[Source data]
──────────
# iPERDance/iPERCore

Hardware: AMD Instinct MI355X
Metric: synthesized frames/sec at 512x512 (run_imitator) (higher is better)
Workload: dtype f32; 1 GPU; run_imitator 512x512 single src/ref pair, 300-frame reference clip frame-sharded over 1 GPU(s), AttLWB-SPADE generator fp32 (BASELINE configs[1] at N = 1, configs[2] at N = 8); poses=imitate, image_size=512, frame_batch=300, frame_batch_requested=384, world_size=1, parallelism=frame-shard x1, batches_in_flight=1, weights=random-init (seeded) of the real architecture, 36,276,992 params

## Files before the change

include/lwg_hip.h:

```cpp
#ifndef LWG_HIP_H
#define LWG_HIP_H

#include <stddef.h>
#include <stdint.h>

#ifdef __cplusplus
extern "C" {
#endif

typedef void* lwg_stream_t;

#define LWG_ABI_VERSION 10
int lwg_abi_version(void);

#define LWG_MAX_TAPS 52
enum { LWG_EPI_NONE = 0, LWG_EPI_RESIDUAL = 1, LWG_EPI_SPADE = 2 };
enum { LWG_ACTIVATION_NONE = 0, LWG_ACTIVATION_RELU = 1, LWG_ACTIVATION_TANH = 2, LWG_ACTIVATION_SIGMOID = 3 };
#define LWG_ACTIVATION_RELU_MASK 5
enum { LWG_DT_F32 = 0, LWG_DT_BF16 = 1,
       LWG_DT_F32_Q4 = 2 };

typedef struct LwgConvArgs {
    const float* x0;
    const float* x1;
    int C0, C1;
    int B, H, W;
    int OH, OW;
    int M;
    int stride;
    int ntaps;
    int cshift;
    const float* w;
    int N;
    const float* bias;
    float* y;
    int YH, YW, YC, ycoff;
    int omul, ooy, oox;
    int epi;
    int act;
    const float* res;
    const float* xn;
    const float* mean;
    const float* rstd;
    int xdt;
    int ydt;
    signed char dy[LWG_MAX_TAPS];
    signed char dx[LWG_MAX_TAPS];
} LwgConvArgs;

int lwg_conv2d_nhwc_f32(const LwgConvArgs* args, lwg_stream_t stream);
size_t lwg_conv2d_ws_floats(const LwgConvArgs* args);
int lwg_conv2d_nhwc_f32_ws(const LwgConvArgs* args, float* ws, lwg_stream_t stream);
int lwg_conv_slice_count(const LwgConvArgs* args);

int lwg_conv2d_nhwc_bf16(const LwgConvArgs* args, lwg_stream_t stream);
int lwg_conv2d_winograd_f32(const LwgConvArgs* args, lwg_stream_t stream);
size_t lwg_conv2d_winograd_ws_floats(const LwgConvArgs* args);
int lwg_conv2d_winograd_f32_ws(const LwgConvArgs* args, float* ws, lwg_stream_t stream);
int lwg_conv2d_winograd_plan(const LwgConvArgs* args, int with_ws, long long* blocks, int* slices, int* nbv, int* workgroups);
int lwg_winograd_panel_f32(const float* wpanel, float* upk, int Cin, int N, const int* tap9, lwg_stream_t stream);
typedef struct LwgWinoDesc {
    const float* wpanel;
    float* upk;
    int Cin, N, first_block;
    int tap9[9];
} LwgWinoDesc;
int lwg_winograd_panels_f32(const LwgWinoDesc* descs_dev, int ndesc, int total_blocks, lwg_stream_t stream);
int lwg_conv2d_winograd4_f32(const LwgConvArgs* args, lwg_stream_t stream);
int lwg_winograd4_panel_f32(const float* wpanel, float* upk, int Cin, int N, const int* tap9, lwg_stream_t stream);
int lwg_conv2d_nhwc_bf16_hr(const LwgConvArgs* args, lwg_stream_t stream);
int lwg_conv2d_winograd_bf16(const LwgConvArgs* args, lwg_stream_t stream);
int lwg_conv2d_nhwc_c8_bf16(const LwgConvArgs* args, lwg_stream_t stream);
int lwg_conv_transpose4_nhwc_bf16(const LwgConvArgs* args, lwg_stream_t stream);
int lwg_conv_transpose4_nhwc_f32(const LwgConvArgs* args, lwg_stream_t stream);
int lwg_conv_transpose4_is_one_grid(const LwgConvArgs* args);
int lwg_conv_transpose4_winograd_f32(const LwgConvArgs* args, lwg_stream_t stream);

int lwg_conv_transpose4_winograd24_f32(const LwgConvArgs* args, lwg_stream_t stream);

int lwg_conv2d_nhwc_f32_split(const LwgConvArgs* args, lwg_stream_t stream);

size_t lwg_conv2d_wgrad_ws_floats(int Ktot, int N, int M);
int lwg_conv2d_wgrad_nhwc_f32(const LwgConvArgs* args, const float* dy, float* dw, float* ws, lwg_stream_t stream);
int lwg_conv2d_wgrad_unpacked_f32(const LwgConvArgs* args, const float* dy, float* ws, float* dw, int D0, int D1, int KH, int KW,
                                  int transposed, const int* kidx, int cin, int nout, float* db, lwg_stream_t stream);
int lwg_colsum_nhwc_f32(const float* x, size_t rows, int C, float* out, float* ws, lwg_stream_t stream);
size_t lwg_conv2d_wgrad_winograd_ws_floats(const LwgConvArgs* args);
int lwg_conv2d_wgrad_winograd_f32(const LwgConvArgs* args, const float* dy, float* ws, float* dw, int cin, int nout, lwg_stream_t stream);
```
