struct LeafIdx {
    int g, p0, p1, pp;
};
template <int K>
struct LeafDat {
    float4 t[TIER_TRI4];
    float v[K];
    float xv[K];
    SpEnt e[TIER_SPE];
};

template <bool UP>
__device__ __forceinline__ void leaf_idx(const TierArgs& a, const TierItem& n, int lane, LeafIdx& ix) {
    ix.g = lane < n.s ? a.perm[n.own_start + lane] : 0;
    if (UP) {
        const bool r = lane < n.b;
        ix.p0 = r ? a.sp_ptr[n.spb_off + lane] : 0;
        ix.p1 = r ? a.sp_ptr[n.spb_off + lane + 1] : 0;
        ix.pp = r ? a.ppos[n.bnd_off + lane] : 0;
    } else {
        const bool r = lane < n.s;
        ix.p0 = r ? a.sp_ptr[n.sps_off + lane] : 0;
        ix.p1 = r ? a.sp_ptr[n.sps_off + lane + 1] : 0;
        ix.pp = 0;
    }
}

template <int K, bool UP, bool NT>
__device__ __forceinline__ void leaf_dat(const TierArgs& a, const TierItem& n, const LeafIdx& ix, const float* __restrict__ b_in,
                                         int lane, LeafDat<K>& d) {
    if (!UP) {
#pragma unroll
        for (int q = 0; q < K; ++q) d.xv[q] = lane < n.b ? a.xb[(size_t)(n.bnd_off + lane) * K + q] : 0.0f;
    }
    const float2* __restrict__ ent = reinterpret_cast<const float2*>(a.sp_ent);
    if (!UP) {
#pragma unroll
        for (int t = 0; t < TIER_SPE; ++t) {
            const bool ok = ix.p0 + t < ix.p1;
            const float2 r = ld_stream2<NT>(ent + (ok ? ix.p0 + t : 0));
            d.e[t].val = ok ? r.x : 0.0f;
            d.e[t].idx = ok ? __float_as_int(r.y) : 0;
        }
    }
    const float4* __restrict__ p = reinterpret_cast<const float4*>(a.tri + n.finv_off);
    const int n4 = (n.s * (n.s + 1) / 2 + 3) >> 2;
#pragma unroll
    for (int e = 0; e < TIER_TRI4; ++e) {
        const int i = lane + e * 64;
        d.t[e] = i < n4 ? p[i] : make_float4(0.f, 0.f, 0.f, 0.f);
    }
#pragma unroll
    for (int q = 0; q < K; ++q) {
        if (UP) d.v[q] = lane < n.s ? b_in[(size_t)ix.g * K + q] : 0.0f;
        else d.v[q] = lane < n.s ? a.bprime[(size_t)(n.own_start + lane) * K + q] : 0.0f;
    }
    if (UP) {
#pragma unroll
        for (int t = 0; t < TIER_SPE; ++t) {
            const bool ok = ix.p0 + t < ix.p1;
            const float2 r = ld_stream2<NT>(ent + (ok ? ix.p0 + t : 0));
            d.e[t].val = ok ? r.x : 0.0f;
            d.e[t].idx = ok ? __float_as_int(r.y) : 0;
        }
    }
}

template <int K>
__device__ __forceinline__ void tri_stage(const LeafDat<K>& d, int s, int lane, float* stage) {
    float4* o = reinterpret_cast<float4*>(stage);
    const int n4 = (s * (s + 1) / 2 + 3) >> 2;
#pragma unroll
    for (int e = 0; e < TIER_TRI4; ++e) {
        const int i = lane + e * 64;
        if (i < n4) o[i] = d.t[e];
    }
}

typedef float f32x4 __attribute__((ext_vector_type(4)));

template <int E>
__device__ __forceinline__ f32x4 mv_step(float vec16, float m, f32x4 acc) {
    return __builtin_amdgcn_mfma_f32_4x4x1f32(vec16, m, acc, 4, E, 0);
}
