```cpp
template <int KP, int CFG, bool IMPLICIT, bool GB>
hipError_t launch_all(const AlsArgs& a, const QSchedule& q, hipStream_t s, hipEvent_t* ev) {
  hipError_t err;
  size_t slot = 0;
  const int cmode = ev ? 0 : concurrent_buckets();
  const bool overlap = cmode != 0;
  bool forked = false;
  if (overlap) {
    if ((err = g_bs.ensure()) != hipSuccess) return err;
  }
#define RSP_BUCKET(B)                                                                                       \
  {                                                                                                         \
    constexpr BucketDef D = kBuckets[CFG][B];                                                               \
    if (ev && (err = hipEventRecord(ev[B], s)) != hipSuccess) return err;                                   \
    if constexpr (D.wpr > 0) {                                                                              \
      const int n = q.off[B + 1] - q.off[B];                                                                \
      const int grid = cgq_bucket_grid(n, B, CFG);                                                          \
      if (n > 0) {                                                                                          \
        hipStream_t bs = s;                                                                                 \
        const bool side = overlap && !(cmode == 2 && D.stream);                                             \
        if (side) {                                                                                         \
          if (!forked) {                                                                                    \
            if ((err = hipEventRecord(g_bs.fork, s)) != hipSuccess) return err;                             \
            forked = true;                                                                                  \
          }                                                                                                 \
          bs = g_bs.st[B];                                                                                  \
          if ((err = hipStreamWaitEvent(bs, g_bs.fork, 0)) != hipSuccess) return err;                       \
        }                                                                                                   \
        if (D.stream && ne_supported(a.k)) {                                                                \
           \
           \
           \
           \
          const bool mside = overlap && q.ne_wg > 0 && q.mf_n > 0;                                          \
           \
          if (mside && (err = hipEventRecord(g_bs.fork0, s)) != hipSuccess) return err;                     \
          if (q.ne_wg > 0 &&                                                                                \
              (err = launch_als_ne(a, q, IMPLICIT, a.loss_partials + slot, bs, q.mf_n > 0 ? nullptr : (ev ? ev + B : nullptr))) != hipSuccess) \
            return err;                                                                                     \
          if (q.mf_n > 0) {                                                                                 \
            hipStream_t ms = bs;                                                                            \
            if (mside) {                                                                                    \
              ms = g_bs.st[B];                                                                              \
              if ((err = hipStreamWaitEvent(ms, g_bs.fork0, 0)) != hipSuccess) return err;                  \
            }                                                                                               \
            if ((err = launch_als_cg_mf(a, q.mf_rows, q.mf_n, (int)(slot + (size_t)(q.ne_entries + q.ne_nsplit)), ms, \
                                        ev ? ev + B : nullptr)) != hipSuccess)                              \
              return err;                                                                                   \
            if (mside) {                                                                                    \
              if ((err = hipEventRecord(g_bs.done[B], ms)) != hipSuccess) return err;                       \
              if ((err = hipStreamWaitEvent(s, g_bs.done[B], 0)) != hipSuccess) return err;                 \
            }                                                                                               \
          }                                                                                                 \
        } else if constexpr (D.stream && KP > 32) {        \
          return hipErrorInvalidValue;                                                                      \
        } else if (B == kNB - 1 && cgp_supported(a.k, IMPLICIT) && dense_mfma_enabled()) {                    \
           \
          const int first = q.off[B], split = std::min(std::max(q.pair_first, first), q.off[B + 1]);         \
          const int n_main = split - first, n_pair = q.off[B + 1] - split;                                   \
          const int g_main = cgq_bucket_grid(n_main, B, CFG);                                                \
          if ((err = launch_bucket<KP, D.waves, D.capq, D.wpr, D.stream, IMPLICIT, GB>(a, q.order + first, n_main, g_main, slot, \
                                                                                  bs, ev ? ev + B : nullptr)) != hipSuccess) \
            return err;                                                                                     \
          if ((err = launch_als_cgp(a, q.order + split, n_pair, slot + (size_t)g_main * D.waves, bs,          \
                                    n_main > 0 ? nullptr : (ev ? ev + B : nullptr))) != hipSuccess)           \
            return err;                                                                                     \
        } else if ((err = launch_bucket<KP, D.waves, D.capq, D.wpr, D.stream, IMPLICIT, GB>(a, q.order + q.off[B], n, grid, slot, \
                                                                                bs, ev ? ev + B : nullptr)) != hipSuccess) \
          return err;                                                                                       \
        if (side) {                                                                                         \
          if ((err = hipEventRecord(g_bs.done[B], bs)) != hipSuccess) return err;                           \
          if ((err = hipStreamWaitEvent(s, g_bs.done[B], 0)) != hipSuccess) return err;                     \
        }                                                                                                   \
      }                                                                                                     \
      slot += bucket_slots(q, B, a.k, IMPLICIT);                                                             \
    }                                                                                                       \
  }
  RSP_BUCKET(0)
  RSP_BUCKET(1)
  RSP_BUCKET(2)
  RSP_BUCKET(3)
  RSP_BUCKET(4)
  RSP_BUCKET(5)
#undef RSP_BUCKET
  if (ev && (err = hipEventRecord(ev[kNB], s)) != hipSuccess) return err;
  return hipSuccess;
}

}

int cgq_num_buckets() { return kNB; }
int cgq_bucket_wpr(int cfg, int b) { return kBuckets[cfg][b].wpr; }
int cgq_bucket_capq(int cfg, int b) { return kBuckets[cfg][b].capq; }
int cgq_bucket_waves(int cfg, int b) { return kBuckets[cfg][b].waves; }
int cgq_bucket_stream(int cfg, int b) { return kBuckets[cfg][b].stream; }

int cgq_bucket_grid(int n_rows, int b, int cfg) {
  const BucketDef d = kBuckets[cfg][b];
  if (n_rows <= 0 || d.wpr <= 0) return 0;
  const int teams = d.waves / d.wpr;
  const int base = d.stream ? 16 : (d.wpr == 1 ? 64 : (d.wpr == 2 ? 64 : 32));
  int rows_per_team = base;
  const long spread = (long)teams * 512;
  if ((long)n_rows < spread * rows_per_team) rows_per_team = (int)((n_rows + spread - 1) / spread);
  if (rows_per_team < 1) rows_per_team = 1;
// ... 39 lines not shown
```

Before: 8.004.

## Partition implicit-feedback row entries by confidence to skip zero-weight CG dot products

In the implicit, full-k, resident CG kernel, each row's non-zeros are split with wave ballots into entries whose confidence differs from 1 and entries equal to 1. Those are compacted into LDS staging with the active ones first. For confidence-1 entries the (c-1) weight vanishes, so the mode-1 quad pass runs only over active entries and mode 0 applies a plain c*x accumulation to the passive ones. The loss pass recomputes dot products for passive entries only. An optional deal mode (off by default) redistributes active and passive entries across the waves of a team. The cost is extra ballot, compaction and LDS traffic per row gather, and the saving depends on how many confidences are exactly 1.

Result: faster. 8.113, median of 6 (+1.4%).

```diff
diff --git a/rsparse_amd/csrc/wrmf_cgq.hip b/rsparse_amd/csrc/wrmf_cgq.hip
--- a/rsparse_amd/csrc/wrmf_cgq.hip
+++ b/rsparse_amd/csrc/wrmf_cgq.hip
@@ -124,7 +124,14 @@
 }
 __device__ __forceinline__ void wait_vm0() { asm volatile("s_waitcnt vmcnt(0)" ::: "memory"); }
 
-template <int KP, int CAPQ, int WAVES, int WPR, int STREAM, bool IMPLICIT, int DMF = 0>
+#ifndef RSP_PART_MAXWPR
+#define RSP_PART_MAXWPR 2
+#endif
+constexpr bool part_on(bool implicit, bool kfull, bool gb, int stream, int wpr) {
+  return implicit && kfull && !gb && stream == 0 && wpr <= RSP_PART_MAXWPR;
+}
+
+template <int KP, int CAPQ, int WAVES, int WPR, int STREAM, bool IMPLICIT, int DMF = 0, bool PART = false>
 struct QSmem {
   static constexpr size_t gram_floats = (IMPLICIT && DMF != 1) ? (size_t)KP * KP : 0;
   static constexpr size_t vec_floats = IMPLICIT ? (size_t)WAVES * KP : 0;
@@ -134,7 +141,13 @@
   static constexpr int dmf_ps = KP + 8, dmf_os = KP + 4;
   static constexpr size_t dmf_floats = DMF ? (size_t)WAVES * dmf_ps + (size_t)WAVES * dmf_os : 0;
   static constexpr size_t pfx_floats = (!STREAM && WPR > RSP_IDX_PREFETCH_MAXWPR && CAPQ * 4 == 64) ? (size_t)WAVES * 2 * 64 : 0;
-  static constexpr size_t bytes = (gram_floats + vec_floats + red_floats + tsv_floats + pre_floats + dmf_floats + pfx_floats) * 4 + 16;
+#ifdef RSP_PART_DEAL
+  static constexpr size_t stg_floats = (PART && WPR > 1) ? (size_t)WAVES * 2 * CAPQ * 4 + WAVES : 0;
+#else
+  static constexpr size_t stg_floats = 0;
+#endif
+  static constexpr size_t bytes =
+      (gram_floats + vec_floats + red_floats + tsv_floats + pre_floats + dmf_floats + pfx_floats + stg_floats) * 4 + 16;
 };
 
 template <int KP, int CAPQ, int WAVES, int WPR, int STREAM, bool IMPLICIT, int DMF = 0, bool GB = false, bool KFULL = false>
@@ -143,7 +156,13 @@
   using G_ = QG<KP>;
   constexpr int RPN = G_::RPN, VW = G_::VW, NV = G_::NV, CAP = CAPQ * 4, TEAMS = WAVES / WPR;
   using piece_t = typename Piece<VW>::type;
-  using SM = QSmem<KP, CAPQ, WAVES, WPR, STREAM, IMPLICIT, DMF>;
+  constexpr bool PART = part_on(IMPLICIT, KFULL, GB, STREAM, WPR);
+#ifdef RSP_PART_DEAL
+  constexpr bool DEAL = PART && WPR > 1;
+#else
+  constexpr bool DEAL = false;
+#endif
+  using SM = QSmem<KP, CAPQ, WAVES, WPR, STREAM, IMPLICIT, DMF, PART>;
   static_assert(WAVES % WPR == 0, "teams must tile the workgroup");
   constexpr bool GRS = RSP_GRS && RPN == 8 && VW == 4;
   auto groups_all_reduce8 = [](float(&a8)[RPN]) {
@@ -169,6 +188,7 @@
   _Float16* sPh = reinterpret_cast<_Float16*>(sPre + SM::pre_floats);
   _Float16* sPl = sPh + WAVES * SM::dmf_ps;
   float* sOut = reinterpret_cast<float*>(sPl + WAVES * SM::dmf_ps);
+  float* sStg = reinterpret_cast<float*>(smem) + (SM::bytes - 16) / 4 - SM::stg_floats;
 
   const int tid = threadIdx.x, lane = tid & 63, wv = rfl(tid >> 6);
   const int g = lane >> 4, i = lane & 15;
@@ -326,6 +346,8 @@
 #pragma unroll
     for (int s2 = 0; s2 < NSL; s2++) cl[s2] = 0.f;
     int ccnt = 0;
+    int nact = 0;
+    int share = CAP;
 
     constexpr bool ZPAD = STREAM == 0 && CAPQ >= RSP_ZPAD_MINCAPQ;
     constexpr bool TSAVE = STREAM == 0 && CAPQ >= RSP_TSAVE_MINCAPQ;
@@ -342,7 +364,127 @@
     auto gather_q = [&](auto nq_tag, const int base, const int n, const bool from_pf = false) {
       constexpr int NQG = decltype(nq_tag)::value;
       int id[NQG > 0 ? NQG : 1];
-      if constexpr (DMAPF) {
+      int nv = n;
+      if constexpr (PART) {
+        static_assert(NQG == CAPQ, "PART: resident rows only");
+        int li[NSL];
+        float lc[NSL];
+        if constexpr (DMAPF) {
+          static_assert(NSL == 1, "DMAPF: 64 slots");
+          if (!from_pf && n > 0) {
+            dma4(a.row_idx + base + min(lane, n - 1), lds_addr(pfxI));
+            dma4(a.vals + base + min(lane, n - 1), lds_addr(pfxC));
+            wait_vm0();
+          }
+          wave_sync();
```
──────────
Copy the lines above exactly, from the very first through the one containing "Metric: synthesized frames/sec", and include no other line.

Worked solution =
# iPERDance/iPERCore

Hardware: AMD Instinct MI355X
Metric: synthesized frames/sec at 512x512 (run_imitator) (higher is better)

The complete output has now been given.